#### Exercise data ####

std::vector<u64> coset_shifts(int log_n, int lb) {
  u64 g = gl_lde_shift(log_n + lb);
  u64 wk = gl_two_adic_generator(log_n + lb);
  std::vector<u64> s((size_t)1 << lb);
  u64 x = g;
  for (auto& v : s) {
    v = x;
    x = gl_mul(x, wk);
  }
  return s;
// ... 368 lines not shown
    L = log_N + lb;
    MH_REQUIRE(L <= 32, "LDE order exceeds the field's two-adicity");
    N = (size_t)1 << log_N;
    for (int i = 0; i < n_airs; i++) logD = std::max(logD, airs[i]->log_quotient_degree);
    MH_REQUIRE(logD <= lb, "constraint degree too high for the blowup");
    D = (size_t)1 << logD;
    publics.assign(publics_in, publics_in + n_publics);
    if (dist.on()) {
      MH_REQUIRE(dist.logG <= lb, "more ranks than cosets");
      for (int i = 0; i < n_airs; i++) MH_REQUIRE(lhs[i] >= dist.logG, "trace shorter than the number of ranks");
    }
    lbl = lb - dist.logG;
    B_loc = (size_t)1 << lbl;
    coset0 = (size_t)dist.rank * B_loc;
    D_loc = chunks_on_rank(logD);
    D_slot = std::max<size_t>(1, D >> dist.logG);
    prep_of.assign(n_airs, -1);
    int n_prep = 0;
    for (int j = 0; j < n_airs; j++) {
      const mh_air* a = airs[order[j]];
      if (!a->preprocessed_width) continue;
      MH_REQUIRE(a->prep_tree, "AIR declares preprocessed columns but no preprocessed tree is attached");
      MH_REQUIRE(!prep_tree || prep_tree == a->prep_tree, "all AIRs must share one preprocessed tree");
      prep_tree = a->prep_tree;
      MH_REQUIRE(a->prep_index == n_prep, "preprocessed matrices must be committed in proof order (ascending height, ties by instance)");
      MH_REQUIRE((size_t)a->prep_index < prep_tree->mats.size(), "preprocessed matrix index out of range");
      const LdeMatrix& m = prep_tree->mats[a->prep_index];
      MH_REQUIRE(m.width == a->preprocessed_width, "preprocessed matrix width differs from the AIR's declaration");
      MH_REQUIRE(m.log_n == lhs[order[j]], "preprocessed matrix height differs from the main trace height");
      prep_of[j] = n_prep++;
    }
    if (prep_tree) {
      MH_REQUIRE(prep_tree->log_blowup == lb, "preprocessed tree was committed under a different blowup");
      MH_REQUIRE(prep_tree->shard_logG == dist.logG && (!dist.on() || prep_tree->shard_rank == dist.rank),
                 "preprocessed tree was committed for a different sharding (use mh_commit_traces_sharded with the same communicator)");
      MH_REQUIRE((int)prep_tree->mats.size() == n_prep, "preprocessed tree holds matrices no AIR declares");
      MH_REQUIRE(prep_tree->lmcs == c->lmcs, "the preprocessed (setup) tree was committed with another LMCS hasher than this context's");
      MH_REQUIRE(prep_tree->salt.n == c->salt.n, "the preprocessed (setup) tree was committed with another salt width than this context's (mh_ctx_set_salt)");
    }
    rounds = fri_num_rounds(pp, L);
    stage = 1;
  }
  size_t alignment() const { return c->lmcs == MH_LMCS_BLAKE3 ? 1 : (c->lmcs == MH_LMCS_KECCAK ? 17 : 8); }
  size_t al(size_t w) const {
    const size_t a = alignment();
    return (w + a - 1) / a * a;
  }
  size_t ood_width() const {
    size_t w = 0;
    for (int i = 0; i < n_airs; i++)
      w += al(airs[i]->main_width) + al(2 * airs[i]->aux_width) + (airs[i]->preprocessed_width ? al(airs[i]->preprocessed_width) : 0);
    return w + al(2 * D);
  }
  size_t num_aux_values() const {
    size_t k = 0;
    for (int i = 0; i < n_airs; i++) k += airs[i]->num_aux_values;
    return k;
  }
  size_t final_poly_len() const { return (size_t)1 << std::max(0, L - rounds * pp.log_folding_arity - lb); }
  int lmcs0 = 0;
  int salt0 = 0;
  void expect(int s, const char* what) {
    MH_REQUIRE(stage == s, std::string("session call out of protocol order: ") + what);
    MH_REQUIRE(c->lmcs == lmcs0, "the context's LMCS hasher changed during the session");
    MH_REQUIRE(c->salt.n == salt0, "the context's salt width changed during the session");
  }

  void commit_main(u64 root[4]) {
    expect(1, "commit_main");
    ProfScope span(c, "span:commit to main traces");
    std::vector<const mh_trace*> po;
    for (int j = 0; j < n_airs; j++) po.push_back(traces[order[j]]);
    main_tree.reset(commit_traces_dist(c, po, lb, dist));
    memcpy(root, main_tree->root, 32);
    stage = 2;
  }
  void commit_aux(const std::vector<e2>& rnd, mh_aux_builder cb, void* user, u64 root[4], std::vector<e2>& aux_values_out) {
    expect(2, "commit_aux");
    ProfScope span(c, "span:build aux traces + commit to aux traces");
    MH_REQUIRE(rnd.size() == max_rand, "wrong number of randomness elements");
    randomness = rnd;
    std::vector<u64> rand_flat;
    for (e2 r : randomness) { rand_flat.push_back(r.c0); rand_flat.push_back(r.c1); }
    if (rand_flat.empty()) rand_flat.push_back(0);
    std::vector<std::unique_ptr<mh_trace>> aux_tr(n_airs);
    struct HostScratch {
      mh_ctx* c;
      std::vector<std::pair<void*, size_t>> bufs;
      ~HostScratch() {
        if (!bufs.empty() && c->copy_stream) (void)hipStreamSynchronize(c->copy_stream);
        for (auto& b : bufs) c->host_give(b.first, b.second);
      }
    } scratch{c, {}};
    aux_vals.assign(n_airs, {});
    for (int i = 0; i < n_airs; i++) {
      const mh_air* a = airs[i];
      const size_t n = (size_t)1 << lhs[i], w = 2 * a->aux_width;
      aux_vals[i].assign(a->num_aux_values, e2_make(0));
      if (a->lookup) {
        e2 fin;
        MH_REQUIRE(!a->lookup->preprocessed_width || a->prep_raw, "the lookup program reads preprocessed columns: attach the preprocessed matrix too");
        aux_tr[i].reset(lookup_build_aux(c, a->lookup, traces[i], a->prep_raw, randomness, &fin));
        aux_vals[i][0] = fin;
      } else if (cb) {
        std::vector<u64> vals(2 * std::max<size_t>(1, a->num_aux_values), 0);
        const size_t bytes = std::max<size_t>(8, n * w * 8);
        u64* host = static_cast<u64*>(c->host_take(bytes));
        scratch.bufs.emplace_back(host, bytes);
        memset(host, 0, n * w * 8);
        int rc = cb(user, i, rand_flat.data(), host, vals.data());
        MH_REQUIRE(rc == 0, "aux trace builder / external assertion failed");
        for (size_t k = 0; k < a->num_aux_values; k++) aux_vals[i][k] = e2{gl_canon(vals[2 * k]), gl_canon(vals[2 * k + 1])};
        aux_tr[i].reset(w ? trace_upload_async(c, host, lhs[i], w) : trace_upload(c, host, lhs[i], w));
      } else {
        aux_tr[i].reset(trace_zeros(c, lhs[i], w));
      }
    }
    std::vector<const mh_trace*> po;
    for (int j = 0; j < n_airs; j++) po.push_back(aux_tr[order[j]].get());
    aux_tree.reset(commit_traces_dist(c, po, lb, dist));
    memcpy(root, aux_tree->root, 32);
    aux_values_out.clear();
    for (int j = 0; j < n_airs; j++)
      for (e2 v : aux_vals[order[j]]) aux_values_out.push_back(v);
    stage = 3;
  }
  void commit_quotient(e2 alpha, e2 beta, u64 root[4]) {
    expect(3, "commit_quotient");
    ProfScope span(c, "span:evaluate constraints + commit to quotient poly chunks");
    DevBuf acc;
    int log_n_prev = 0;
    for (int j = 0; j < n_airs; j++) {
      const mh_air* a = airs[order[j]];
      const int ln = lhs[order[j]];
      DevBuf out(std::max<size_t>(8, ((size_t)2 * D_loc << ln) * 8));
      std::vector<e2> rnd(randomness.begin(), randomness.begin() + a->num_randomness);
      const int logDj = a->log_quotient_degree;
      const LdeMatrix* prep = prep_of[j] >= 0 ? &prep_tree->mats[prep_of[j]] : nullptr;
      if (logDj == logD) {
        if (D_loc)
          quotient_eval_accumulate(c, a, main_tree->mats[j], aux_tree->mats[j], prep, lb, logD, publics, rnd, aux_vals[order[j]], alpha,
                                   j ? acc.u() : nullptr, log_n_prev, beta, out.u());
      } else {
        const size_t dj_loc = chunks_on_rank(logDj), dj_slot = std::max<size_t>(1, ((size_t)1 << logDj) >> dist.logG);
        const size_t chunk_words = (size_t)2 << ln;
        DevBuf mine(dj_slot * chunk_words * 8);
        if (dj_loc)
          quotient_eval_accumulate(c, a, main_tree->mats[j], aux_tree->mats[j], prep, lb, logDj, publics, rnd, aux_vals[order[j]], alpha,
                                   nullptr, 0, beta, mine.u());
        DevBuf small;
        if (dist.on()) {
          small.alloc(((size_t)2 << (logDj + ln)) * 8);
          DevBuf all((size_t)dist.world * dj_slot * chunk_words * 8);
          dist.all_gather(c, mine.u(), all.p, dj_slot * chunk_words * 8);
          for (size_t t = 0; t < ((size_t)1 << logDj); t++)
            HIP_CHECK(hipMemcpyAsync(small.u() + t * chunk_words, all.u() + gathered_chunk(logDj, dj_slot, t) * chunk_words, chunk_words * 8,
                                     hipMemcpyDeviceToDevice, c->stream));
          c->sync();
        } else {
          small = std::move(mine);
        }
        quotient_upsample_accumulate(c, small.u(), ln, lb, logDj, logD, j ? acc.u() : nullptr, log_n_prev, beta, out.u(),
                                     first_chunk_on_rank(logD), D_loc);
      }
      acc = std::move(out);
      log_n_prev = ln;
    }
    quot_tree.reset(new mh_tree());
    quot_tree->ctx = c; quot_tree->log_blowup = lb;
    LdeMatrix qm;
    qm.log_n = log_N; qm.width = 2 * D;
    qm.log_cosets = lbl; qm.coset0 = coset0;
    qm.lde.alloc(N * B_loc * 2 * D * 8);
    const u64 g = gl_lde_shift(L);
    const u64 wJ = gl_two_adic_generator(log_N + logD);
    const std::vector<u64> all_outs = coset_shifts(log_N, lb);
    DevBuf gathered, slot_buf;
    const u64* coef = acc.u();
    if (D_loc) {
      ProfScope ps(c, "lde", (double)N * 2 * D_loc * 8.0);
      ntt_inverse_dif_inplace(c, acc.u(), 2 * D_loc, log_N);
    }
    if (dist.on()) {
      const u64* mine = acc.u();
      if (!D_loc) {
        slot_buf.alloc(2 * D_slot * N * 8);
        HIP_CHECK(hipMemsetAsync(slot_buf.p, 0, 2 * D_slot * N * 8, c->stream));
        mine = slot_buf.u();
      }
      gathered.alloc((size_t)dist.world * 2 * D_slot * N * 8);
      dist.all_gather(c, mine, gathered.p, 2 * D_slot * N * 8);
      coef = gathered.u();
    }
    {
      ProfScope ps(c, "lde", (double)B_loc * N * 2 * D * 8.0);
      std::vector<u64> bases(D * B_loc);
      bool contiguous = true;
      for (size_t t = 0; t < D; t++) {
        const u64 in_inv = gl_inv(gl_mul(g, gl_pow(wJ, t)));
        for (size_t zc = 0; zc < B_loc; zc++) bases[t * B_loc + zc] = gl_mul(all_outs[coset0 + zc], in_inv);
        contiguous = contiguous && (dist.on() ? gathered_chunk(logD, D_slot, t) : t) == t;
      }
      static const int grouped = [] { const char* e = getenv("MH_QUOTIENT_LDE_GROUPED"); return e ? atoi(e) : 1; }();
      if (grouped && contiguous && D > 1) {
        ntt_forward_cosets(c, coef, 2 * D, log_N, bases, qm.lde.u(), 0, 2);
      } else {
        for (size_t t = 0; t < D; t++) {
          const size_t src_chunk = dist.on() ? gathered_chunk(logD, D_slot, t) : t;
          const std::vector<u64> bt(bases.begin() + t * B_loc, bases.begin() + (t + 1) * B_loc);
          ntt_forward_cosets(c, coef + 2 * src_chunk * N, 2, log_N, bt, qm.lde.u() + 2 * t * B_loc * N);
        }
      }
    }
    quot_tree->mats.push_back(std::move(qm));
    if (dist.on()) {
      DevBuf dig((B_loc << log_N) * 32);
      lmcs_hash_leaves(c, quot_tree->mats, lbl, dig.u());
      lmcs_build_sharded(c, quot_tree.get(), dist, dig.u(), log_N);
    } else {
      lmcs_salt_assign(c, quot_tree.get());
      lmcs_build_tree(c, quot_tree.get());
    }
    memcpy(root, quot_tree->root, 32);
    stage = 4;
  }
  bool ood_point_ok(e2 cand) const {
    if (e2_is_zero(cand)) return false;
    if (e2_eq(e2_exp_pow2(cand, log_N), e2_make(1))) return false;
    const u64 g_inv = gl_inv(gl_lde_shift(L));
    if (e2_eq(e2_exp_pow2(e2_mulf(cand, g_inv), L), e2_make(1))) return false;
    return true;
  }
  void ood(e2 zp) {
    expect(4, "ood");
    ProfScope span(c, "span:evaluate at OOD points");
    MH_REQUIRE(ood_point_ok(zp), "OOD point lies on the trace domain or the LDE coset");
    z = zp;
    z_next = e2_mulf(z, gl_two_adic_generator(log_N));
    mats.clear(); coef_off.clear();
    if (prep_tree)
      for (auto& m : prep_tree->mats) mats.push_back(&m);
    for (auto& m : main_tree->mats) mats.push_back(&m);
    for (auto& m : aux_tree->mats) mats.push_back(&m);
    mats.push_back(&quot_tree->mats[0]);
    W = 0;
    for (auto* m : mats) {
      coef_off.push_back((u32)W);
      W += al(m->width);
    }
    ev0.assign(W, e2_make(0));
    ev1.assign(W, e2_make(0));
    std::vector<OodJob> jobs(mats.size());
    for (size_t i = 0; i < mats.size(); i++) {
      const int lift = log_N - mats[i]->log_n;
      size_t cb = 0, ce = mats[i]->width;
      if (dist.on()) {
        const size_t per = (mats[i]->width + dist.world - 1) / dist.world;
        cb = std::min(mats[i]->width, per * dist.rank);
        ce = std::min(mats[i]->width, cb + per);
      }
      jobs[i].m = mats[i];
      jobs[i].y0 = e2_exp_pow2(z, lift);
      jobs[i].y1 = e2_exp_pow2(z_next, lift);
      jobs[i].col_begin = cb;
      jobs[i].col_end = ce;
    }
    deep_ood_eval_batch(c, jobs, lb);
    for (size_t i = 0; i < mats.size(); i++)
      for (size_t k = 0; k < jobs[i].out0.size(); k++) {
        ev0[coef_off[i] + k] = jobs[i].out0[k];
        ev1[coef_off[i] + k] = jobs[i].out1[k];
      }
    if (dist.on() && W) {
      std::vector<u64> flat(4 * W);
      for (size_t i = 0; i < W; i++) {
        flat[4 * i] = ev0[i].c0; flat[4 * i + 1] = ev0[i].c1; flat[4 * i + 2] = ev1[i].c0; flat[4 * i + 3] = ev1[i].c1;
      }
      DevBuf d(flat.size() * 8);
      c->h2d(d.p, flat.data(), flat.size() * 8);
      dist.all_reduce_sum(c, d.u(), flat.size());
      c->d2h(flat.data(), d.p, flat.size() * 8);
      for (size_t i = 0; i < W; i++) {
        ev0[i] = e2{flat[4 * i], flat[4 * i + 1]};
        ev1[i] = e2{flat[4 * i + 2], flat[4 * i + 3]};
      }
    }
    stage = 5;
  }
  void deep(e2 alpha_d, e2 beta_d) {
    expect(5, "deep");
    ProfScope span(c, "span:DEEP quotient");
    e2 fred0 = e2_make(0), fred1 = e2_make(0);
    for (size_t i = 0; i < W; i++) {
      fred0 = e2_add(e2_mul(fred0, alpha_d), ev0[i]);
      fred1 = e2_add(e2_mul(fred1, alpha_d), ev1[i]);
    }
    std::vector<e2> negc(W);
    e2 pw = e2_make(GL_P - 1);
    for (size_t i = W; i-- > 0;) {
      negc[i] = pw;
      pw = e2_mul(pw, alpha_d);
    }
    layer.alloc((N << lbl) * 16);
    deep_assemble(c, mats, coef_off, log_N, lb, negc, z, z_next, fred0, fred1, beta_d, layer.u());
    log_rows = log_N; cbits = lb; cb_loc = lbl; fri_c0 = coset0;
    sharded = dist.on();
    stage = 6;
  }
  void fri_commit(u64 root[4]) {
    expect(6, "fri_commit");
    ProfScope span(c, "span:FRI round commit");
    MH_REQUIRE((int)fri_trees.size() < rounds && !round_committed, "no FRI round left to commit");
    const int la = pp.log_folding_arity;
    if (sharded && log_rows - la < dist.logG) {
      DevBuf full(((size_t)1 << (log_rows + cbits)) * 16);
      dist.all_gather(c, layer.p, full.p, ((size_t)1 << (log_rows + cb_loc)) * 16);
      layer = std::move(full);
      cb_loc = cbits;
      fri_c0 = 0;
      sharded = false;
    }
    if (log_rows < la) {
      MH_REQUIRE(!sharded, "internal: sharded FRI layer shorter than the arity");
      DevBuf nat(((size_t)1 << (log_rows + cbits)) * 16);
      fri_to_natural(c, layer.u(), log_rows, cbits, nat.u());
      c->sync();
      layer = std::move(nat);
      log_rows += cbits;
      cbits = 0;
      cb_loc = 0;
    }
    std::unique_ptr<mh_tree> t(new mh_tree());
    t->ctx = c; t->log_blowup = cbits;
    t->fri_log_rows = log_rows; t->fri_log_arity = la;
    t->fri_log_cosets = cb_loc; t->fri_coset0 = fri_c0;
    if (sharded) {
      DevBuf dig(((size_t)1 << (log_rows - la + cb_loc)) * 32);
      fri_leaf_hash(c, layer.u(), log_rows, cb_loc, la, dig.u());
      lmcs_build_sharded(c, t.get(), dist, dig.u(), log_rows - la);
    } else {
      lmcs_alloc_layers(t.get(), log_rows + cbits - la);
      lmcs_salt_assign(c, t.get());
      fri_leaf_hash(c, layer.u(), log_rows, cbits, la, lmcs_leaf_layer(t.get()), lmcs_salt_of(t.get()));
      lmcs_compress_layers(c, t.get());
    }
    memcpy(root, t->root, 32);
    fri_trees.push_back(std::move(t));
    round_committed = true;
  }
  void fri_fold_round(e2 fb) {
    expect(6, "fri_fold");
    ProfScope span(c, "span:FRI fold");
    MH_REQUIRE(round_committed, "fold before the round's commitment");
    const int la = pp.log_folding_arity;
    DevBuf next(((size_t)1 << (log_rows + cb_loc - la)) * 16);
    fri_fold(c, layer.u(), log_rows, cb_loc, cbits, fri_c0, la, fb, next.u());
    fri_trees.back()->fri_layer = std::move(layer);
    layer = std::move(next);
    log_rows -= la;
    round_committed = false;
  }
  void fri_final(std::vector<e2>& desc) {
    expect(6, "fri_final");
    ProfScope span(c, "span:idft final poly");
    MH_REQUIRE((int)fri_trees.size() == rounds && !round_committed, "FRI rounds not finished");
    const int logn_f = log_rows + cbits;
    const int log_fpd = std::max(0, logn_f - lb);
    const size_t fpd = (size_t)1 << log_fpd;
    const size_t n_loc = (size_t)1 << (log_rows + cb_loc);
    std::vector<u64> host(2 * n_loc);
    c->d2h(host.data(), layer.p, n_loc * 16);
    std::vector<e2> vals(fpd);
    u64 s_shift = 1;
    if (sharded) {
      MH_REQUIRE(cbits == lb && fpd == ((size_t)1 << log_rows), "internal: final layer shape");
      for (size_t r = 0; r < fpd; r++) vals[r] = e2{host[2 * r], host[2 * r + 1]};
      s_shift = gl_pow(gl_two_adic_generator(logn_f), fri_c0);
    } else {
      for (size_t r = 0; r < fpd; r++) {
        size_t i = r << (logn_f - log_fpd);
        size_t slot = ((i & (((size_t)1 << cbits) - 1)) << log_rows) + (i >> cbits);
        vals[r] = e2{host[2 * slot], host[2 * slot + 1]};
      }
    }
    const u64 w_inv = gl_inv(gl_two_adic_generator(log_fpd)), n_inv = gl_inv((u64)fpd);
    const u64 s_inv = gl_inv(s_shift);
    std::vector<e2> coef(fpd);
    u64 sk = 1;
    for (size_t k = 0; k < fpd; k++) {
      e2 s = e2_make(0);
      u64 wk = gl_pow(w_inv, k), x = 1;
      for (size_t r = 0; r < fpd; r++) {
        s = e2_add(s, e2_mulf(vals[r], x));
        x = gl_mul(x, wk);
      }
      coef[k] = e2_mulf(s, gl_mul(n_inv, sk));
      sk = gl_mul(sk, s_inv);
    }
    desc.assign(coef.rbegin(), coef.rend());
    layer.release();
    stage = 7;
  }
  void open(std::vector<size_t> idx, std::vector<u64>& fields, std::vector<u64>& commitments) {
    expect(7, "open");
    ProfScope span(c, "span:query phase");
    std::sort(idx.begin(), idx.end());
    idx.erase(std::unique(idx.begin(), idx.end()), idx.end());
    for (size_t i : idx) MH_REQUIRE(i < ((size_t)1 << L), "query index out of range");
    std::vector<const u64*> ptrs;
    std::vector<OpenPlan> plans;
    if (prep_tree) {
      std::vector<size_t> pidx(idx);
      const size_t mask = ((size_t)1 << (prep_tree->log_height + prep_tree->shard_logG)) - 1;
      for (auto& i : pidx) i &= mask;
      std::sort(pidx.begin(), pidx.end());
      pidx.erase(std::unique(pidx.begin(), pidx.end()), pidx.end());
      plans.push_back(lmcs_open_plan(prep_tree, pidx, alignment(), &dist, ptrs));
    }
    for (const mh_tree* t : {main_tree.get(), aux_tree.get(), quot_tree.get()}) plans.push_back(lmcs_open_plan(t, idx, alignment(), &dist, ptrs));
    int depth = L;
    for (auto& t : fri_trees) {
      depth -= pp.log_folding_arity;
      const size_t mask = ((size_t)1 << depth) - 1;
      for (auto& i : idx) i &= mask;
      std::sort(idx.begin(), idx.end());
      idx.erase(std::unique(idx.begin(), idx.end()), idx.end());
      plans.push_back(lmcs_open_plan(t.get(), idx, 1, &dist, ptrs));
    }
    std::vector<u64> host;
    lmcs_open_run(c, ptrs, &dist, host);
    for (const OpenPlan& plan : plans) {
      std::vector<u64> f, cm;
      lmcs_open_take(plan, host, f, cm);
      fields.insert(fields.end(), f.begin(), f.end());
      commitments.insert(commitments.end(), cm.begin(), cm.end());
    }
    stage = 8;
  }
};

####

What is required
From the records above, repeat exactly the lines from the one with "return true;" through the one with "for (auto& m : prep_tree->mats)", both included.

Task solution
    return true;
  }
  void ood(e2 zp) {
    expect(4, "ood");
    ProfScope span(c, "span:evaluate at OOD points");
    MH_REQUIRE(ood_point_ok(zp), "OOD point lies on the trace domain or the LDE coset");
    z = zp;
    z_next = e2_mulf(z, gl_two_adic_generator(log_N));
    mats.clear(); coef_off.clear();
    if (prep_tree)
      for (auto& m : prep_tree->mats) mats.push_back(&m);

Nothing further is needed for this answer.